この問題の解決策は意外なところから見つかりました。取材のために訪れた戦車の博物館で大戦中の古い戦車の中に入れる展示があり、中に潜り込んでちょうど砲塔(車体の上に載ってる大砲の付いた回転砲台部分)の上にあるハッチ(乗降のためのドア)の下に立った時にハッチを開けずに外を見渡す装置が取り付けられていることに気づきました。

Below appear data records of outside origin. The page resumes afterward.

@@ -18,43 +43,66 @@
   const int l15 = lane & 15, q = lane >> 4;
   const int xg = (p.W + 15) / 16;
   const long long rows = (long long)p.D * p.H * xg;
-  const long long wid = (long long)blockIdx.x * 4 + wave;
-  if (wid >= rows * p.N) return;
-  const int n = (int)(wid / rows);
-  const long long r = wid - n * rows;
-  const int xb = (int)(r % xg), y = (int)((r / xg) % p.H), z = (int)(r / ((long long)xg * p.H));
   const int cib = blockIdx.y;
-  const int x = xb * 16 + l15;
-  const bool ok = x < p.W;
-  const int xc = ok ? x : p.W - 1;
   const int Do = ND == 3 ? p.D * 2 : 1, Ho = p.H * 2, Wo = p.W * 2;
   const long long out_plane = (long long)Do * Ho * Wo * 8;
-  const T* dyin = (const T*)p.dy + n * p.dy_ss;
+  const long long in_plane = (long long)p.D * p.H * p.W * 8;
   const int nk = p.Cout >> 5;
   const V8* wp = (const V8*)p.wpk + (long long)cib * NPOS * nk * 2 * 64 + lane;
-  f32x4 acc0 = f32x4{0, 0, 0, 0}, acc1 = f32x4{0, 0, 0, 0};
-#pragma unroll
-  for (int s = 0; s < NPOS; ++s) {
-    const int a = ND == 3 ? (s >> 2) : 0, b = (s >> 1) & 1, c = s & 1;
-    const int oz = ND == 3 ? z * 2 + a : 0;
-    const long long voff = (((long long)oz * Ho + y * 2 + b) * Wo + xc * 2 + c) * 8;
-    for (int kc = 0; kc < nk; ++kc) {
-      const V8 bf = *(const V8*)(dyin + (long long)(kc * 4 + q) * out_plane + voff);
-      const V8 a0 = wp[((s * nk + kc) * 2 + 0) * 64];
-      const V8 a1 = wp[((s * nk + kc) * 2 + 1) * 64];
-      acc0 = mfma16<T>(a0, bf, acc0);
-      acc1 = mfma16<T>(a1, bf, acc1);
-    }
-  }
-  const long long in_plane = (long long)p.D * p.H * p.W * 8;
-  V8 o;
-#pragma unroll
-  for (int j = 0; j < 4; ++j) { o[j] = from_f32<T>(acc0[j]); o[4 + j] = from_f32<T>(acc1[j]); }
-  if (ok)
-    *(V8*)((T*)p.dx + n * p.dx_ss + (long long)(cib * 4 + q) * in_plane + (((long long)z * p.H + y) * p.W + x) * 8) = o;
-}
-
-template <typename T, int ND, int NK, int NCI>
+  [[maybe_unused]] float s1[1][8], s2[1][8], mu[8], is[8], sc[8], sh[8];
+  if constexpr (BW) {
+#pragma unroll
+    for (int j = 0; j < 8; ++j) {
+      const int ch = cib * 32 + q * 8 + j;
+      s1[0][j] = 0.f; s2[0][j] = 0.f;
+      mu[j] = p.bw_mean[ch]; is[j] = p.bw_invstd[ch]; sc[j] = p.bw_scale[ch]; sh[j] = p.bw_shift[ch];
+    }
+  }
+  for (long long wid = (long long)blockIdx.x * 4 + wave; wid < rows * p.N; wid += (long long)gridDim.x * 4) {
+    const int n = (int)(wid / rows);
+    const long long r = wid - n * rows;
+    const int xb = (int)(r % xg), y = (int)((r / xg) % p.H), z = (int)(r / ((long long)xg * p.H));
+    const int x = xb * 16 + l15;
+    const bool ok = x < p.W;
+    const int xc = ok ? x : p.W - 1;
+    const T* dyin = (const T*)p.dy + n * p.dy_ss;
+    f32x4 acc0 = f32x4{0, 0, 0, 0}, acc1 = f32x4{0, 0, 0, 0};
+#pragma unroll
+    for (int s = 0; s < NPOS; ++s) {
+      const int a = ND == 3 ? (s >> 2) : 0, b = (s >> 1) & 1, c = s & 1;
+      const int oz = ND == 3 ? z * 2 + a : 0;
+      const long long voff = (((long long)oz * Ho + y * 2 + b) * Wo + xc * 2 + c) * 8;
+      for (int kc = 0; kc < nk; ++kc) {
+        const V8 bf = *(const V8*)(dyin + (long long)(kc * 4 + q) * out_plane + voff);
+        const V8 a0 = wp[((s * nk + kc) * 2 + 0) * 64];
+        const V8 a1 = wp[((s * nk + kc) * 2 + 1) * 64];
+        acc0 = mfma16<T>(a0, bf, acc0);
+        acc1 = mfma16<T>(a1, bf, acc1);
+      }
+    }
+    V8 o;
+#pragma unroll
+    for (int j = 0; j < 4; ++j) { o[j] = from_f32<T>(acc0[j]); o[4 + j] = from_f32<T>(acc1[j]); }
+    const long long voxoff = (long long)(cib * 4 + q) * in_plane + (((long long)z * p.H + y) * p.W + x) * 8;
+    if (ok) {
+      if constexpr (BW) {
+        const V8 yv = *(const V8*)((const T*)p.bw_y + n * p.bw_y_ss + voxoff);
+#pragma unroll
+        for (int j = 0; j < 8; ++j) {
+          const float yy = to_f32<T>(yv[j]);
+          norm_bwd_sums(norm_masked(norm_z<T>(sc[j], yy, sh[j]), to_f32<T>(o[j])), yy, mu[j], is[j], s1[0][j], s2[0][j]);
+        }
+      }
+      *(V8*)((T*)p.dx + n * p.dx_ss + voxoff) = o;
+    }
+  }
+  if constexpr (BW) {
+    __shared__ float red[4 * 4 * 16];
+    convT_bw_row<1>(s1, s2, red, p.stats, p.Cin, cib);
+  }
+}
+
+template <typename T, int ND, int NK, int NCI, bool BW = false>
 __global__ __launch_bounds__(256, (NCI * NK * (ND == 3 ? 16 : 8) <= 64) ? 2 : 1) void convT_dgrad_lds_kernel(ConvTDgradParams p) {
   using V8 = V8T<T>;
   constexpr int NPOS = ND == 3 ? 8 : 4, G = 2;
@@ -66,6 +114,18 @@
   {
     const u32x4* wsrc = (const u32x4*)p.wpk + (long long)cib0 * WCI;
     stage_to_lds(smem, wsrc, NCI * WCI, threadIdx.x, 256);
+  }
+  [[maybe_unused]] float s1[NCI][8], s2[NCI][8];
+  if constexpr (BW) {
+    float* par = (float*)(smem + NCI * WCI * 16);
+    for (int i = threadIdx.x; i < NCI * 128; i += 256) {
+      const int c = i >> 7, which = (i >> 5) & 3, ch = (cib0 + c) * 32 + (i & 31);
+      par[i] = (which == 0 ? p.bw_mean : which == 1 ? p.bw_invstd : which == 2 ? p.bw_scale : p.bw_shift)[ch];
+    }
+#pragma unroll
+    for (int c = 0; c < NCI; ++c)
+#pragma unroll
+      for (int j = 0; j < 8; ++j) { s1[c][j] = 0.f; s2[c][j] = 0.f; }
   }
   __syncthreads();
   const int xg = (p.W + 15) / 16;
@@ -80,6 +140,7 @@
     const T* dyb[G];
     long long xoff[G];
     bool okg[G];
+    [[maybe_unused]] V8 bw_yv[BW ? NCI : 1][G];
 #pragma unroll
     for (int g = 0; g < G; ++g) {
       const long long wid = g0 + g < ngroups ? g0 + g : ngroups - 1;
@@ -93,6 +154,11 @@
       xoff[g] = n * p.dx_ss + (long long)(cib0 * 4 + q) * in_plane + (((long long)z * p.H + y) * p.W + x) * 8;
 #pragma unroll
       for (int c = 0; c < NCI; ++c) { acc[c][g][0] = f32x4{0, 0, 0, 0}; acc[c][g][1] = f32x4{0, 0, 0, 0}; }
+      if constexpr (BW) {
+        const T* yp = (const T*)p.bw_y + n * p.bw_y_ss + (long long)(cib0 * 4 + q) * in_plane + (((long long)z * p.H + y) * p.W + xc) * 8;
+#pragma unroll
+        for (int c = 0; c < NCI; ++c) bw_yv[c][g] = *(const V8*)(yp + (long long)c * 4 * in_plane);
+      }
     }
 #pragma unroll
     for (int s = 0; s < NPOS; ++s) {
@@ -122,8 +188,23 @@
         V8 o;
 #pragma unroll
         for (int j = 0; j < 4; ++j) { o[j] = from_f32<T>(acc[c][g][0][j]); o[4 + j] = from_f32<T>(acc[c][g][1][j]); }
+        if constexpr (BW) if (okg[g]) {
+          const f32x4* bp = (const f32x4*)(smem + NCI * WCI * 16) + c * 32 + 2 * q;
+          const f32x4 m0 = bp[0], m1 = bp[1], i0 = bp[8], i1 = bp[9], c0 = bp[16], c1 = bp[17], h0 = bp[24], h1 = bp[25];
+#pragma unroll
+          for (int j = 0; j < 8; ++j) {
+            const float mu = j < 4 ? m0[j & 3] : m1[j & 3], is = j < 4 ? i0[j & 3] : i1[j & 3];
+            const float sc = j < 4 ? c0[j & 3] : c1[j & 3], sh = j < 4 ? h0[j & 3] : h1[j & 3];
+            const float yy = to_f32<T>(bw_yv[c][g][j]);
+            norm_bwd_sums(norm_masked(norm_z<T>(sc, yy, sh), to_f32<T>(o[j])), yy, mu, is, s1[c][j], s2[c][j]);
+          }
+        }
         if (okg[g]) *(V8*)((T*)p.dx + xoff[g] + (long long)c * 4 * in_plane) = o;
       }
+  }
+  if constexpr (BW) {
+    __syncthreads();
+    convT_bw_row<NCI>(s1, s2, (float*)smem, p.stats, p.Cin, cib0);
   }
 }
 
@@ -165,10 +246,11 @@
   float* bslab;
   int N, D, H, W, Cin, Cout;
   int tilesZ, tilesY, tilesX;
+  ConvTDgradParams dg;
 };
 
-template <typename T, int ND, int NCI>
-__global__ __launch_bounds__(256, 2) void convT_wgrad_kernel(ConvTWgradParams p) {
+template <typename T, int ND, int NCI, bool DG = false>
+__global__ __launch_bounds__(256, DG ? 1 : 2) void convT_wgrad_kernel(ConvTWgradParams p) {
   using V8 = V8T<T>;
   constexpr int NPOS = ND == 3 ? 8 : 4;
   constexpr int TZ = ND == 3 ? 2 : 1, TY = ND == 3 ? 4 : 8, TX = 16;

ぶ厚い防弾ガラスと鏡を組み合わせて出来たこの装置はペリスコープと呼ばれ、ほぼ全周が見渡せるように8個ほどが取り付けられていました。コレをのぞき込んだ私は「外の光が車外に顔を出さなくても見えるということは・・」と考えこの原理がそのままセンサーの問題を解決出来るのでは・・と直感しました。つまり、水平方向から飛んでくる光を一度直角に曲げて下に落とせば1つのセンサーで全ての角度からの光が拾えるはずでした。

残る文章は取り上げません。